**Data excerpts**:
#pragma unroll
        for (int t = 0; t < 9; ++t) {
            const int s = kc * 9 + t;
            const int kd = t / 3, kh = t - kd * 3;
            const int toff = (kd * DB_HT + kh) * 16;
            constexpr int dummy = 0; (void)dummy;
            const int cur = t % 3;
            if (t >= 1) fetch(s + 2, wq[(t + 2) % 3]);
            __builtin_amdgcn_sched_barrier(0);
#pragma unroll
            for (int u = 0; u < 4; ++u) {
                half8 a[NPL];
#pragma unroll
                for (int hl = 0; hl < NPL; ++hl) {
                    if constexpr ((ABL & 2) != 0) a[hl] = a_abl[u][hl];
                    else a[hl] = *reinterpret_cast<const half8*>(lds + a_off[u] + hl * DB_PLANE + toff);
                }
                if constexpr ((ABL & 64) != 0) {
                    float ss = 0.f;
#pragma unroll
                    for (int hl = 0; hl < NPL; ++hl) ss += (float)a[hl][0] + (float)a[hl][7];
                    ss += __builtin_bit_cast(float, wq[cur][0].x) + __builtin_bit_cast(float, wq[cur][NWF - 1].w);
                    if (u < 2) acc[u][0][0] += ss; else accB[u - 2][0] += ss;
                    continue;
                }
                if (u < 2) {
#pragma unroll
                    for (int nb = 0; nb < 2; ++nb) {
                        const half8 bhi = __builtin_bit_cast(half8, wq[cur][nb * NPL]);
                        if constexpr (NPASS == 3) {
                            const half8 blo = __builtin_bit_cast(half8, wq[cur][nb * NPL + 1]);
                            acc[u][nb] = __builtin_amdgcn_mfma_f32_32x32x16_f16(a[1], bhi, acc[u][nb], 0, 0, 0);
                            acc[u][nb] = __builtin_amdgcn_mfma_f32_32x32x16_f16(a[0], blo, acc[u][nb], 0, 0, 0);
                        }
                        acc[u][nb] = __builtin_amdgcn_mfma_f32_32x32x16_f16(a[0], bhi, acc[u][nb], 0, 0, 0);
                    }
                } else {
                    const half8 bhi = __builtin_bit_cast(half8, wq[cur][NF]);
                    if constexpr (NPASS == 3) {
                        const half8 blo = __builtin_bit_cast(half8, wq[cur][NF + 1]);
                        accB[u - 2] = __builtin_amdgcn_mfma_f32_32x32x16_f16(a[1], bhi, accB[u - 2], 0, 0, 0);
                        accB[u - 2] = __builtin_amdgcn_mfma_f32_32x32x16_f16(a[0], blo, accB[u - 2], 0, 0, 0);
                    }
                    accB[u - 2] = __builtin_amdgcn_mfma_f32_32x32x16_f16(a[0], bhi, accB[u - 2], 0, 0, 0);
                }
            }
        }
    }

    }

    if constexpr ((ABL & 16) != 0) {
        float sm = 0.f;
#pragma unroll
        for (int u = 0; u < 2; ++u)
#pragma unroll
            for (int i = 0; i < 16; ++i) sm += acc[u][0][i] + acc[u][1][i] + accB[u][i];
        if (sm == 12345.678f) p.out[tid] = sm;
        return;
    }
    float* m = reinterpret_cast<float*>(lds);
    const int col = tid & 31, rg = tid >> 5;
    const bool interior = z0 + DB_TD <= p.D && y0 + DB_TH <= p.H && x0 + 4 <= p.W;
    int un[4];
#pragma unroll
    for (int c = 0; c < 4; ++c) un[c] = row_unperm(16 * (c >> 1) + 8 * (c & 1) + rg);
    const unsigned off_t = (unsigned)((rg * p.W) * p.Cout + col);
#pragma unroll
    for (int nb = 0; nb < 2; ++nb) {
        if constexpr (!UNI && (ABL & 256) == 0) {
        __syncthreads();
#pragma unroll
        for (int u = 0; u < 2; ++u) {
            float* mw = m + (posA * 64 + u * 32 + khalf * 4) * MLD + l32;
#pragma unroll
            for (int i = 0; i < 16; ++i)
                mw[((i >> 2) * 8 + (i & 3)) * MLD] = acc[u][nb][i];
        }
        if (nbB == nb) {
#pragma unroll
            for (int u = 0; u < 2; ++u) {
                float* mw = m + (posB * 64 + u * 32 + khalf * 4) * MLD + l32;
#pragma unroll
                for (int i = 0; i < 16; ++i)
                    mw[((i >> 2) * 8 + (i & 3)) * MLD] = accB[u][i];
            }
        }
        __syncthreads();
        } else if (nb == 1 && p.rsum != nullptr) __syncthreads();
        float fs = 0.f, fq = 0.f, fmn = INFINITY, fmx = -INFINITY;
        float* ob = p.out + nt * 64 + nb * 32 + ((int64_t)(z0 * p.H + y0) * p.W + x0) * p.Cout;
        if constexpr ((ABL & 512) != 0) ob = p.out + nt * 64 + nb * 32 + (mt & 127) * 16384;
        const float* mc = m + col;
        if (interior) {
            float prev[8][4];
            if (p.accum) {
#pragma unroll
                for (int it = 0; it < 8; ++it) {
                    const float* o = ob + (int64_t)it * p.H * p.W * p.Cout;
#pragma unroll
                    for (int k = 0; k < 4; ++k) prev[it][k] = o[off_t + (unsigned)(k * p.Cout)];
                }
            }
#pragma unroll
            for (int it = 0; it < 8; ++it) {
                float* o = ob + (int64_t)it * p.H * p.W * p.Cout;
                if constexpr ((ABL & 512) != 0) o = ob + it * 2048 - (int)off_t + (rg * 256 + col);
                float y[4];
                if constexpr (UNI) {
                    const float4 yy = ybuf[(nb * 8 + it) * NTHR];
                    y[0] = yy.x; y[1] = yy.y; y[2] = yy.z; y[3] = yy.w;
                } else {
                    const int qr = 32 * ((it & 3) >> 1) + un[2 * (it & 1) + (it >> 2)];
                    const float* mr = mc + qr * MLD;
                    float m0, m1, m2, m3, m4, m5;
                    if constexpr ((ABL & 256) != 0) {
                        m0 = acc[0][nb][it]; m1 = acc[1][nb][it]; m2 = accB[0][it]; m3 = accB[1][it];
                        m4 = acc[0][nb][it + 8]; m5 = acc[1][nb][it + 8];
                    } else {
                        m0 = mr[0 * 64 * MLD]; m1 = mr[1 * 64 * MLD]; m2 = mr[2 * 64 * MLD];
                        m3 = mr[3 * 64 * MLD]; m4 = mr[4 * 64 * MLD]; m5 = mr[5 * 64 * MLD];
                    }
                    const float s1 = m1 + m2, d1 = m1 - m2, s2 = m3 + m4, d2 = m3 - m4;
                    y[0] = ((m0 + s1) + s2) * dq;
                    y[1] = fmaf(2.f, d2, d1) * dq;
                    y[2] = fmaf(4.f, s2, s1) * dq;
                    y[3] = (fmaf(8.f, d2, d1) + m5) * dq;
                    if (MODE == 2 && rep) ybuf[(nb * 8 + it) * NTHR] = make_float4(y[0], y[1], y[2], y[3]);
                }
#pragma unroll
                for (int k = 0; k < 4; ++k) {
                    float r = y[k];
                    if (p.accum) r = r + prev[it][k];
                    r = r >= 0.f ? r : r * p.slope;
                    if constexpr ((ABL & 128) == 0) o[off_t + (unsigned)(k * p.Cout)] = r;
                    fs += r; fq = fmaf(r, r, fq); fmn = fminf(fmn, r); fmx = fmaxf(fmx, r);
                }
            }
            if constexpr ((ABL & 128) != 0) { if (fs == 12345.678f) p.out[tid] = fs + fq + fmn + fmx; }
        } else if (y0 + rg < p.H) {
#pragma unroll 2
            for (int it = 0; it < 8; ++it) {
                if (z0 + it >= p.D) break;
                float* o = ob + (int64_t)it * p.H * p.W * p.Cout;
                float y[4];
                if constexpr (UNI) {
                    const float4 yy = ybuf[(nb * 8 + it) * NTHR];
                    y[0] = yy.x; y[1] = yy.y; y[2] = yy.z; y[3] = yy.w;
                } else {
                    const int qr = 32 * ((it & 3) >> 1) + row_unperm(16 * (it & 1) + 8 * (it >> 2) + rg);
                    const float* mr = mc + qr * MLD;
                    const float m0 = mr[0 * 64 * MLD], m1 = mr[1 * 64 * MLD], m2 = mr[2 * 64 * MLD];
                    const float m3 = mr[3 * 64 * MLD], m4 = mr[4 * 64 * MLD], m5 = mr[5 * 64 * MLD];
                    const float s1 = m1 + m2, d1 = m1 - m2, s2 = m3 + m4, d2 = m3 - m4;
                    y[0] = ((m0 + s1) + s2) * dq;
                    y[1] = fmaf(2.f, d2, d1) * dq;
                    y[2] = fmaf(4.f, s2, s1) * dq;
                    y[3] = (fmaf(8.f, d2, d1) + m5) * dq;
                    if (MODE == 2 && rep) ybuf[(nb * 8 + it) * NTHR] = make_float4(y[0], y[1], y[2], y[3]);
                }
#pragma unroll
                for (int k = 0; k < 4; ++k) {
                    if (x0 + k < p.W) {
                        float r = y[k];
                        if (p.accum) r = r + o[off_t + (unsigned)(k * p.Cout)];
                        r = r >= 0.f ? r : r * p.slope;
                        o[off_t + (unsigned)(k * p.Cout)] = r;
                        fs += r; fq = fmaf(r, r, fq); fmn = fminf(fmn, r); fmx = fmaxf(fmx, r);
                    }
                }
            }
        }
        if (p.rsum != nullptr) {
            double* ls = reinterpret_cast<double*>(lds + (UNI ? (size_t)0 : (size_t)NPOS * 64 * MLD * sizeof(float)));
            double* lq = ls + NRG * 32;
            float* lmn = reinterpret_cast<float*>(lq + NRG * 32);
            float* lmx = lmn + NRG * 32;
            ls[rg * 32 + col] = (double)fs; lq[rg * 32 + col] = (double)fq;
            lmn[rg * 32 + col] = fmn; lmx[rg * 32 + col] = fmx;
            __syncthreads();
            if (tid < 32) {
                double Ssum = 0.0, Q = 0.0;
                float MN = INFINITY, MX = -INFINITY;
#pragma unroll
                for (int r = 0; r < NRG; ++r) {
                    Ssum += ls[r * 32 + tid]; Q += lq[r * 32 + tid];
                    MN = fminf(MN, lmn[r * 32 + tid]); MX = fmaxf(MX, lmx[r * 32 + tid]);
                }
                const size_t o = (size_t)mt * p.Cout + nt * 64 + nb * 32 + tid;
                p.rsum[o] = Ssum; p.rsq[o] = Q; p.rmn[o] = MN; p.rmx[o] = MX;
            }
        }
    }
}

**What you need to do**: Every line above that holds "unsigned" should be copied out.

**Answer section**:
    const unsigned off_t = (unsigned)((rg * p.W) * p.Cout + col);
                    for (int k = 0; k < 4; ++k) prev[it][k] = o[off_t + (unsigned)(k * p.Cout)];
                    if constexpr ((ABL & 128) == 0) o[off_t + (unsigned)(k * p.Cout)] = r;
                        if (p.accum) r = r + o[off_t + (unsigned)(k * p.Cout)];
                        o[off_t + (unsigned)(k * p.Cout)] = r;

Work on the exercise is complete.